I added another 15 lbs of Jackpot, but not everywhere. I added it from the fire pit back evenly across 10k.

So in the front 5k I have my original ratio 56% Award, 22% Everest and 22% Jackpot.

In the back 10k I have more like 33% Award 17% Everest and 50% Jackpot. That assumes all seed germinated. I likely have a higher ratio of Jackpot since I certainly lost some of my first seeding..

Will be fun to see... right now I can't tell the difference in the cultivars..


----------



## Stuofsci02

Dropped another 1 lb N from Urea on the front. That’s 3 lbs this fall and will probably wrap up my N for the season out front.

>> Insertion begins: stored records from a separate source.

@@ -347,23 +322,16 @@
                                                                   uint8_t* __restrict__ out_rgb8,
                                                                   float* __restrict__ out_alpha,
                                                                   float* __restrict__ out_depth) {
-  __shared__ SplatRec buf[2][256];
-  __shared__ uint32_t smask[256];
-  __shared__ __align__(16) uint32_t ids_ring[4][ID_RING * (64 + 4)];
-  __shared__ __align__(8) uint64_t mbar[4][ID_RING];
-  const int nh = (int)order_info[0];
-  const int b = blockIdx.x, t = threadIdx.x;
-  if (b < nh) {
-    forward_tile<1, OUT, true>((int)order[b], t, GroupBarrier<256>{0}, buf[0], buf[1], smask, &ids_ring[0][0], mbar[0],
-                               W, H, gx, ranges, point_list, rec, bg, out_color, final_T, n_contrib, strip_mask,
-                               out_rgb8, out_alpha, out_depth);
-  } else {
-    const int g = t >> 6, slot = nh + 4 * (b - nh) + g;
-    if (slot >= tiles) return;
-    forward_tile<4, OUT, true>((int)order[slot], t & 63, GroupBarrier<64>{1 + g}, buf[0] + g * 64, buf[1] + g * 64,
-                               smask + g * 64, ids_ring[g], mbar[g], W, H, gx, ranges, point_list, rec, bg, out_color,
+  __shared__ FwdWarpSmem sm[4];
+  const int t = threadIdx.x, w = t >> 5;
+  const FwdSlot s((int)order_info[0], blockIdx.x, w);
+  if (s.slot >= tiles) return;
+  if (s.heavy)
+    forward_task<2, OUT, true>((int)order[s.slot], t, sm[w], W, H, gx, ranges, point_list, rec, bg, out_color, final_T,
+                               n_contrib, strip_mask, out_rgb8, out_alpha, out_depth);
+  else
+    forward_task<4, OUT, true>((int)order[s.slot], t & 63, sm[w], W, H, gx, ranges, point_list, rec, bg, out_color,
                                final_T, n_contrib, strip_mask, out_rgb8, out_alpha, out_depth);
-  }
 }
 
 void launch_blend_forward_depth(int W, int H, const uint2* ranges, const uint32_t* order, const uint32_t* order_info,
@@ -376,43 +344,37 @@
   auto kernel = out_rgb8 == nullptr ? blend_forward_depth_kernel<BLEND_OUT_FLOAT>
                 : out_color == nullptr ? blend_forward_depth_kernel<BLEND_OUT_U8>
                                        : blend_forward_depth_kernel<BLEND_OUT_FLOAT | BLEND_OUT_U8>;
-  kernel<<<tiles, 256, 0, stream>>>(W, H, gx, tiles, ranges, order, order_info, point_list, rec, bg, out_color, final_T,
+  kernel<<<tiles, 128, 0, stream>>>(W, H, gx, tiles, ranges, order, order_info, point_list, rec, bg, out_color, final_T,
                                     n_contrib, strip_mask, out_rgb8, out_alpha, out_depth);
   count_launch();
 }
 
 template <int OUT>
-__global__ void __launch_bounds__(256) blend_forward_views_kernel(int W, int H, int gx, int tiles, int view_tiles,
-                                                                  const uint2* __restrict__ ranges,
-                                                                  const uint32_t* __restrict__ order,
-                                                                  const uint32_t* __restrict__ order_info,
-                                                                  const uint32_t* __restrict__ point_list,
-                                                                  const SplatRec* __restrict__ rec,
-                                                                  const float* __restrict__ bg,
-                                                                  float* __restrict__ out_color,
-                                                                  uint8_t* __restrict__ out_rgb8) {
-  __shared__ SplatRec buf[2][256];
-  __shared__ uint32_t smask[256];
-  __shared__ __align__(16) uint32_t ids_ring[4][ID_RING * (64 + 4)];
-  __shared__ __align__(8) uint64_t mbar[4][ID_RING];
-  const int nh = (int)order_info[0];
-  const int b = blockIdx.x, t = threadIdx.x;
-  const bool heavy = b < nh;
-  const int g = heavy ? 0 : t >> 6;
-  const int slot = heavy ? b : nh + 4 * (b - nh) + g;
-  if (slot >= (heavy ? nh : tiles)) return;
-  const int tile = (int)order[slot];
+__global__ void __launch_bounds__(128, GAB_FWD_CTAS) blend_forward_views_kernel(int W, int H, int gx, int tiles,
+                                                                                int view_tiles,
+                                                                                const uint2* __restrict__ ranges,
+                                                                                const uint32_t* __restrict__ order,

Back reno was looking supper hungry as it has not got anything since starter went down 4 weeks ago. Dropped 0.75 lb from urea back there and watered it in. Mowed it as well at 1.5“ with the tractor. Lots of it is mature and filling in, other spots are just coming out of the pout phase. Today hit nearly 70 so good growing weather after a cool week in the high 50s in the day and 39s at night. Will probably drop another 0.75 lb N in two weeks to really push it to the end of the season..


----------



## Jeff_MI84

How low do you think you’ll mow it by seasons end?


----------



## Stuofsci02

Jeff_MI84 said:


> How low do you think you’ll mow it by seasons end?


If I can get the reel on it I will take it down to 3/4…


----------



## Ben4Birdies

Stuofsci02 said:


> Will probably drop another 0.75 lb N in two weeks to really push it to the end of the season..


Do you feel that 0.75 lb N every 2 weeks is the most we can safely push young grass that is out of the pout stage, and starting to fill in?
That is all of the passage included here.